Oxidant stress may participate in the evolution of vascular damage and loss of barrier function leading to the development of atherosclerosis, adult respiratory distress syndrome and vasculitis. Mechanisms of oxidant-induced endothelial barrier dysfunction are not well understood but likely involve modulation of lipid signalling pathways. Protein kinase C (PKC) has been implicated in oxidant-mediated disruption of normal barrier function, as activation of PKC alters in vitro endothelial cell permeability. Protein kinase C is activated by an endogenous activator, diacylglycerol (DAG) , a product of phospholipase C (PLC) catalyzed hydrolysis of phosphatidylinositol 4,5-bisphosphate (PIP2). However, PLC-catalyzed PIP2 hydrolysis cannot account for all DAG accumulation suggesting other important DAG generating mechanisms must exist. One such mechanism is phospholipase D (PLD) catalyzed hydrolysis of membrane phospholipids generating phosphatidic acid (PA) which is subsequently dephosphorylated by PA phosphatase to yield DAG. Thus, PLD-mediated generation of PA and DAG produces sustained activation of PKC which is important for the development of increased endothelial permeability leading to vascular dysfunction. The hypothesis that oxidant-induced activation of phospholipase D causes sustained activation of protein kinase C resulting in increased vascular permeability will be tested in endothelial cells from bovine pulmonary artery and human umbilical cord vein. The specific aims are: 1) to determine if oxidants mediate activation of endothelial cell PLD; 2) to investigate the potential role of Ca 2+ in the regulation of oxidant-mediated PLD activation; 3) to determine the regulatory role of protein kinase C in oxidant-mediated PLD activation and 4) To determine which membrane phospholipids serve as substrates for oxidant-induced PLD. 5) To determine the effect of oxidants on PLD activation in cell-free system. The long-term objectives are to provide new and important knowledge about signalling mechanisms in endothelial cells, and further establish mechanisms of oxidant-induced vascular permeability. A better understanding of signal transduction pathways and second-messengers may lead to the design of therapeutic agents directed against pulmonary oxidative injury.
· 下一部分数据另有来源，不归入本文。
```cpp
#include <algorithm>
#include <chrono>
#include <condition_variable>
#include <cstdio>
#include <cstdlib>
#include <cstring>
#include <atomic>
#include <map>
#include <memory>
#include <mutex>
#include <new>
#include <string>
#include <thread>
#include <vector>

#include <rccl/rccl.h>

#include "../../include/robigo_luculenta.h"
#include "../../include/robigo_luculenta_debug.h"
// ... 174 lines not shown
    };
    return table[index];
}
size_t ring_t_bytes(const RlScene* scene) { return scene->lay.n_cluster_supers != 0u ? (size_t)(RL_TRACE_BLOCK / 64) * 512u : 0u; }
int stage_of(const RlScene* scene, int fetch, size_t scratch_bytes, size_t* bytes) {
    *bytes = 0;
    if (fetch != RL_FETCH_LDS) return RL_STAGE_NONE;
    const size_t all = (scene->staged_bytes + 511) & ~(size_t)511, tables = (scene->tables_bytes + 511) & ~(size_t)511;
    if (scene->lay.n_cluster_supers == 0u && all + scratch_bytes <= 160 * 1024) {
        *bytes = all;
        return RL_STAGE_ALL;
    }
    if (tables + scratch_bytes <= 160 * 1024) {
        *bytes = tables;
        return RL_STAGE_TABLES;
    }
    return RL_STAGE_NONE;
}

int fetch_check(int fetch) {
    if (fetch != RL_FETCH_LDS && fetch != RL_FETCH_GLOBAL) return fail(RL_E_INVALID, "unknown fetch mode");
    return RL_OK;
}
int path_range_check(uint64_t first_path, uint64_t n) {
    if (first_path + n < first_path || first_path + n == ~0ull) return fail(RL_E_INVALID, "path indices must stay below 2^64 - 1");
    return RL_OK;
}
int max_segments_resolve(uint32_t max_segments, uint32_t* resolved) {
    if (max_segments > RL_PATH_MAX_SEGMENTS_CAP) return fail(RL_E_INVALID, "max_segments exceeds RL_PATH_MAX_SEGMENTS_CAP = 65536");
    *resolved = max_segments == 0u ? RL_PATH_MAX_SEGMENTS : max_segments;
    return RL_OK;
}

int launch_trace(RlTraceUnit* u, const RlScene* scene, RlMappedPhoton* photons, RlPlotUnit* plot_unit, uint64_t seed,
                 uint32_t stream_id, uint64_t first_path, uint64_t n_paths) {
    if (n_paths == 0) return RL_OK;
    if (path_range_check(first_path, n_paths) != RL_OK) return RL_E_INVALID;
    float* plot = plot_unit ? plot_unit->xyz : nullptr;
    if (scene->device != u->device) return fail(RL_E_STATE, "scene and trace unit live on different devices");
    RlTraceJob job;
    job.width = u->width;
    job.height = u->height;
    job.aspect_ratio = (float)u->width / (float)u->height;
    job.stream = stream_id;
    job.seed = seed;
    job.first_path = first_path;
    job.n_paths = n_paths;
    job.grace_ticks = 0;
    job.reserved = 0;
    job.wm1 = (float)(int)u->width - 1.0f;
    job.hm1 = (float)(int)u->height - 1.0f;

    const size_t scratch_bytes = (RL_TRACE_BLOCK / 64) * sizeof(RlWaveScratch) + ring_t_bytes(scene);
    size_t blob_bytes = 0;
    const int stage = stage_of(scene, u->fetch, scratch_bytes, &blob_bytes);
    const bool fused = plot != nullptr;
    const bool cyl = scene->lay.prism_cylinders != 0u;
    auto kernel = trace_kernel_variant(stage, fused, false, cyl);
    const size_t dyn = scratch_bytes + blob_bytes;
    if (u->tuned_per_cu == 0 || u->tuned_dyn != dyn || u->tuned_kernel != (const void*)kernel) {
        RL_HIP(hipFuncSetAttribute((const void*)kernel, hipFuncAttributeMaxDynamicSharedMemorySize, 160 * 1024));
        int per_cu = 1;
        RL_HIP(hipOccupancyMaxActiveBlocksPerMultiprocessor(&per_cu, kernel, RL_TRACE_BLOCK, dyn));
        u->tuned_per_cu = per_cu < 1 ? 1 : per_cu;
        if (getenv("RL_DEBUG_LAUNCH")) fprintf(stderr, "rl: trace launch: %d workgroup(s) of %d threads per CU, %zu bytes of LDS each, stage %d\n", per_cu, RL_TRACE_BLOCK, dyn, stage);
        u->tuned_dyn = dyn;
        u->tuned_kernel = (const void*)kernel;
    }
    uint64_t blocks = (uint64_t)u->cu_count * (uint64_t)u->tuned_per_cu;
    const uint64_t needed = (n_paths + RL_TRACE_BLOCK - 1) / RL_TRACE_BLOCK;
// ... 2411 lines not shown
```

### robigo_luculenta_amd/csrc/rl_kernels.hip.h

```cpp
#pragma once
#include <hip/hip_runtime.h>

#include <cstddef>
#include <type_traits>

#include "rl_cie1931.h"
#include "rl_core.h"

#define RL_BLOCK 256
#ifndef RL_TRACE_BLOCK
#define RL_TRACE_BLOCK 1024
#endif
#ifndef RL_TRACE_WPS
#define RL_TRACE_WPS 4
#endif
#ifndef RL_TRACE_VGPRS
#define RL_TRACE_VGPRS (RL_TRACE_WPS == 4 ? 128 : 96)
#endif
#ifndef RL_TRACE_VGPRS_OPEN
#define RL_TRACE_VGPRS_OPEN (RL_TRACE_WPS == 4 ? 120 : 96)
#endif
#define RL_EMIT_MAX_AGE 8u
#define RL_CHUNK 256ull

// ... 158 lines not shown
    float lhs;
    asm("v_fma_f32 %0, %1, %2, %3" : "=v"(lhs) : "v"(x), "v"(y), "v"(cs));
    return lhs;
}
__device__ __forceinline__ bool rl_cull_pass(const RlCullRay& r, RlF4 b, float far) {
    const float dd = __builtin_fmaf(r.d.z, b.z, __builtin_fmaf(r.d.y, b.y, __builtin_fmaf(r.d.x, b.x, r.p)));
    const float cs = __builtin_fmaf(r.m.z, b.z, __builtin_fmaf(r.m.y, b.y, __builtin_fmaf(r.m.x, b.x, b.w)));
    const float x = __builtin_amdgcn_fmed3f(dd, 0.0f, far);
    return __builtin_fmaf(x, __builtin_fmaf(-2.0f, dd, x), cs) <= r.q;
}

__device__ __forceinline__ bool rl_cyl_pass(const RlCullRay& r, RlF4 c, RlF3 a) {
    const float cox = __builtin_fmaf(0.5f, r.m.x, c.x), coy = __builtin_fmaf(0.5f, r.m.y, c.y), coz = __builtin_fmaf(0.5f, r.m.z, c.z);
    const float crx = __builtin_fmaf(r.d.y, a.z, -(r.d.z * a.y)), cry = __builtin_fmaf(r.d.z, a.x, -(r.d.x * a.z)),
                crz = __builtin_fmaf(r.d.x, a.y, -(r.d.y * a.x));
    const float w = __builtin_fmaf(coz, crz, __builtin_fmaf(coy, cry, cox * crx));
    const float radius = __builtin_fmaf(4.0e-6f, fabsf(cox) + fabsf(coy) + fabsf(coz), c.w);
    const float cr2 = __builtin_fmaf(crz, crz, __builtin_fmaf(cry, cry, crx * crx));
    return !(w * w > radius * radius * cr2);
}

struct RlWaveScratch {
    unsigned long long key[64];
    uint32_t ring_a[128];
    uint32_t ring_b[128];
    uint32_t ring_s[128];
    float terms_d[64][4];
    float terms_m[64][4];
    float far[64];
    float stash[10][64];
    float emit[5][64];
};
static_assert(sizeof(RlWaveScratch) == 8192, "rl_scan_wave's ring addressing wants the wave's scratch 512-byte aligned");

typedef float RlV4 __attribute__((ext_vector_type(4)));
typedef __attribute__((address_space(3))) RlV4 RlLdsV4;
typedef __attribute__((address_space(3))) float RlLdsF;
template <bool PF = false>
__device__ __forceinline__ void rl_store_cull_ray(RlWaveScratch* ws, uint32_t lane, const RlCullRay& cr, float far) {
    ((RlLdsV4*)&ws->terms_d[0][0])[lane] = (RlV4){cr.d.x, cr.d.y, cr.d.z, cr.p};
    ((RlLdsV4*)&ws->terms_m[0][0])[lane] = (RlV4){cr.m.x, cr.m.y, cr.m.z, cr.q};
    ((RlLdsF*)&ws->far[0])[lane] = PF ? cr.len : far;
}
template <bool PF = false>
__device__ __forceinline__ void rl_fetch_cull_ray(RlWaveScratch* ws, uint32_t owner, RlCullRay& r, float& r_far) {
    const RlV4 a = ((const RlLdsV4*)&ws->terms_d[0][0])[owner], b = ((const RlLdsV4*)&ws->terms_m[0][0])[owner];
    r_far = ((const RlLdsF*)&ws->far[0])[owner];
    if (PF) r_far *= rl_u2f(((const RlLdsU32*)&ws->key[0])[2u * owner + 1u]);
    r.d = rl_f3(a.x, a.y, a.z);
    r.p = a.w;
    r.m = rl_f3(b.x, b.y, b.z);
    r.q = b.w;
    r.len = 0.0f;
}
__device__ __forceinline__ void rl_fetch_ray(RlWaveScratch* ws, uint32_t owner, RlF3 dir, RlF3& ro, RlF3& rd) {
    const RlV4 b = ((const RlLdsV4*)&ws->terms_m[0][0])[owner];
    rl_fetch3(owner, dir.x, dir.y, dir.z, rd.x, rd.y, rd.z);
    asm volatile("" : : "v"(b.w));
    ro = rl_f3(b.x * -0.5f, b.y * -0.5f, b.z * -0.5f);
}

struct RlOpenWg {
    uint32_t fin[RL_OPEN_CAP];
    uint32_t seg[RL_OPEN_CAP];
    uint32_t flushed_at;
    uint32_t poll[2];
    uint32_t pad;
};

template <bool CYL, bool SPLIT, bool UNROLL_S, bool HOIST_S, bool SPHERES_IN_LDS, bool TABLES_IN_LDS, bool SUPER, bool BOUNDED = false>
__device__ __forceinline__ RlHit rl_scan_wave(const RlSceneView& sv, const RlF4* cull, const RlF4* prism_cyl, uint32_t group_gc, uint32_t small_ordered, float sv_cull_cmax2,
                                              uint32_t n_cluster_groups, uint32_t n_prism_groups, uint32_t n_cluster_supers, uint32_t super_g, RlLdsU32* ring_t, RlF3 o, RlF3 dir,
                                              uint32_t idle_bit, RlWaveScratch* ws, uint32_t lane RL_TACC_PARAM, float t_bound = 1.0e12f) {
    constexpr bool PF = SUPER;
    RlLdsU64* keys = (RlLdsU64*)ws->key;
    RlLdsU32* ring_a = (RlLdsU32*)ws->ring_a;
    RlLdsU32* ring_b = (RlLdsU32*)ws->ring_b;
    RlLdsU32* ring_s = (RlLdsU32*)ws->ring_s;
    uint32_t a_lim = 64u, a_tail = 0, b_lim = 64u, b_tail = 0, s_lim = 64u, s_tail = 0;
    const uint32_t ws_addr = (uint32_t)(size_t)(RlLdsU32*)ws;
#define RL_RING_SLOT(RING, M, TAIL) \
    ((RlLdsU32*)(size_t)((ws_addr | (((rl_mbcnt(M) + (TAIL)) << 2) & 0x1fcu)) + (uint32_t)offsetof(RlWaveScratch, RING)))
#define RL_RING_PUSH(RING, COND, M, TAIL, ENTRY)                                                                        \
    {                                                                                                                   \
        uint32_t slot_;                                                                                                 \
                \
        asm volatile("s_mov_b64 exec, %6\n\ts_nop 0\n\tv_mbcnt_lo_u32_b32 %0, %1, 0\n\tv_mbcnt_hi_u32_b32 %0, %2, %0\n\t"         \
                     "v_add_lshl_u32 %0, %0, %3, 2\n\tv_and_or_b32 %0, %0, %4, %5\n\tds_write_b32 %0, %7 offset:%8\n\ts_mov_b64 exec, -1" \
                     : "=&v"(slot_)                                                                                     \
                     : "s"((uint32_t)(M)), "s"((uint32_t)((M) >> 32)), "s"(TAIL), "s"(ring_mask), "v"(ws_addr), "s"(M),  \
                       "v"(ENTRY), "n"(offsetof(RlWaveScratch, RING))                                                   \
                     : "memory");                                                                                       \
    }
#define RL_LE_PUSH(RING, LHS, RHS, TAIL, ENTRY)                                                                        \
    {                                                                                                                   \
        uint32_t slot_, n_;                                                                                             \
         \
        asm volatile("v_cmpx_le_f32_e32 vcc, %2, %3\n\ts_bcnt1_i32_b64 %1, vcc\n\ts_nop 0\n\t"                              \
                     "v_mbcnt_lo_u32_b32 %0, vcc_lo, 0\n\tv_mbcnt_hi_u32_b32 %0, vcc_hi, %0\n\t"                            \
                     "v_add_lshl_u32 %0, %0, %4, 2\n\tv_and_or_b32 %0, %0, %5, %6\n\tds_write_b32 %0, %7 offset:%8\n\t"     \
                     "s_mov_b64 exec, -1"                                                                               \
                     : "=&v"(slot_), "=&s"(n_)                                                                           \
                     : "v"(LHS), "v"(RHS), "s"(TAIL), "s"(ring_mask), "v"(ws_addr), "v"(ENTRY),                          \
// ... 91 lines not shown
            RL_FENCE;
            parab(b0, b1, b2);
            const RlF4 d0 = sv.planes[0], d1 = sv.planes[1];
            RL_FENCE;
            parab(c0, c1, c2);
            const RlF4 e0 = sv.planes[2], e1 = sv.planes[3];
            RL_FENCE;
            plane(d0, d1);
            const RlF4 f0 = sv.planes[4], f1 = sv.planes[5];
            RL_FENCE;
            plane(e0, e1);
            plane(f0, f1);
#undef RL_FENCE
        };
        if ((small_ordered & 2u) != 0u) six(std::integral_constant<bool, true>());
        else six(std::integral_constant<bool, false>());
    } else if ((small_ordered & 1u) != 0u) {
        RL_SMALL_PRIMITIVES(RL_NEARER_ORDERED, n_parabs, n_planes)
    } else {
        RL_SMALL_PRIMITIVES(rl_nearer, n_parabs, n_planes)
    }
#undef RL_NEARER_ORDERED
#undef RL_SMALL_PRIMITIVES
    keys[lane] = ((unsigned long long)rl_f2u(best.t) << 32) |
                 (unsigned long long)(best.obj == RL_HIT_NONE ? 0xffffffffu : (best.obj << 3));
    RL_T1(RL_ST_T_SMALL, t_small);
    if constexpr (BOUNDED) {
        if (best.obj != RL_HIT_NONE && best.t < t_bound) idle_bit = 0x80000000u;
        if (__builtin_amdgcn_ballot_w64(idle_bit == 0u) == 0) return best;
    }

    RlCullRay cr = rl_cull_ray(o, dir, sv_cull_cmax2, idle_bit != 0u);
    float far = best.t * cr.len;
    rl_store_cull_ray<PF>(ws, lane, cr, far);
#define RL_REFRESH_FAR()                                                                                \
    if (PF) {                                                                                           \
        far = rl_u2f(((const RlLdsU32*)keys)[2u * lane + 1u]) * cr.len;                                 \
         \
        if constexpr (BOUNDED) {                                                                        \
            if (rl_u2f(((const RlLdsU32*)keys)[2u * lane + 1u]) < t_bound) cr.q = -__builtin_inff();    \
        }                                                                                               \
    }

    auto process_spheres = [&](uint32_t count) {
        RL_STAT(RL_ST_B_ROUNDS, 1);
        RL_STAT(RL_ST_B_LANES, count);
        RL_T0(t_b);
        rl_wave_sync();
        const uint32_t e = ring_b[(b_lim - 64u + lane) & 127u];
        const uint32_t owner = e & 63u;
        const uint32_t pos = (SPHERES_IN_LDS || lane < count) ? e >> 6 : 0u;
        const RlF4 s = sph[pos];
        const float s_r2 = sv.sphere_r2[pos];
        const uint32_t s_obj = sv.sphere_obj[pos];
        RlF3 fo, fd;
        rl_fetch_ray(ws, owner, dir, fo, fd);
        asm volatile("" : : "v"(s.w));
        const float ox = fo.x, oy = fo.y, oz = fo.z, dx = fd.x, dy = fd.y, dz = fd.z;
        if (lane < count) {
            const float cox = s.x - ox, coy = s.y - oy, coz = s.z - oz;
            const float dd = dx * cox + dy * coy + dz * coz;
            const float c = (cox * cox + coy * coy + coz * coz) - s_r2;
            const float q = dd * dd - c;
            const float sq = rl_sqrtf(q, true);
            const float t1 = dd - sq;
            const float t2 = dd + sq;
            if ((q >= 0.0f) & (t1 > 0.0f) & (t1 < t2)) {
                __hip_atomic_fetch_min(keys + owner, ((unsigned long long)rl_f2u(t1) << 32) | (unsigned long long)(s_obj << 3),
                                       __ATOMIC_RELAXED, __HIP_MEMORY_SCOPE_WAVEFRONT);
            }
        }
        rl_wave_sync();
        RL_T1(RL_ST_T_B_ROUNDS, t_b);
    };
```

氧化应激可能参与血管损伤的演变和 障碍功能的丧失导致动脉粥样硬化的发展， 成人呼吸窘迫综合征和血管炎。 机制 氧化剂引起的内皮屏障功能障碍尚不清楚 但可能涉及脂质信号通路的调节。 蛋白质 激酶C（PKC）与氧化剂介导的破坏有关 正常的屏障功能，随着PKC的激活在体外内皮变化 细胞渗透性。 蛋白激酶C被内源性激活 激活剂二酰基甘油（DAG），磷脂酶C（PLC）的产物 磷脂酰肌醇4,5-双磷酸盐的催化水解（PIP2）。 但是，PLC催化的PIP2水解不能解释所有DAG 累积表明其他重要的DAG生成机制必须 存在。 一种这样的机制是磷脂酶D（PLD）催化的水解 产生磷脂酸（PA）的膜磷脂的磷脂 随后通过PA磷酸酶去磷酸化以产生DAG。 因此， PLD介导的PA和DAG的产生产生持续的激活 PKC对于开发增加内皮很重要 导致血管功能障碍的渗透性。 假设是 氧化剂诱导的磷脂酶D激活导致持续激活 蛋白激酶C的C导致血管通透性增加将是 在牛肺动脉和人的内皮细胞中测试 脐带静脉。 具体目的是：1）确定氧化剂是否是氧化剂 介导内皮细胞PLD的激活； 2）调查 Ca 2+在调节氧化剂介导的PLD中的潜在作用 激活; 3）确定蛋白激酶C在中的调节作用 氧化剂介导的PLD激活和4）确定哪种膜 磷脂作为氧化剂诱导的PLD的底物。 5）到 确定氧化剂对无细胞系统中PLD激活的影响。 长期目标是提供有关的新重要知识 内皮细胞中的信号传导机制，并进一步建立 氧化剂诱导的血管通透性的机制。 更好 了解信号转导途径和第二门的理解 导致针对肺的治疗剂的设计 氧化损伤。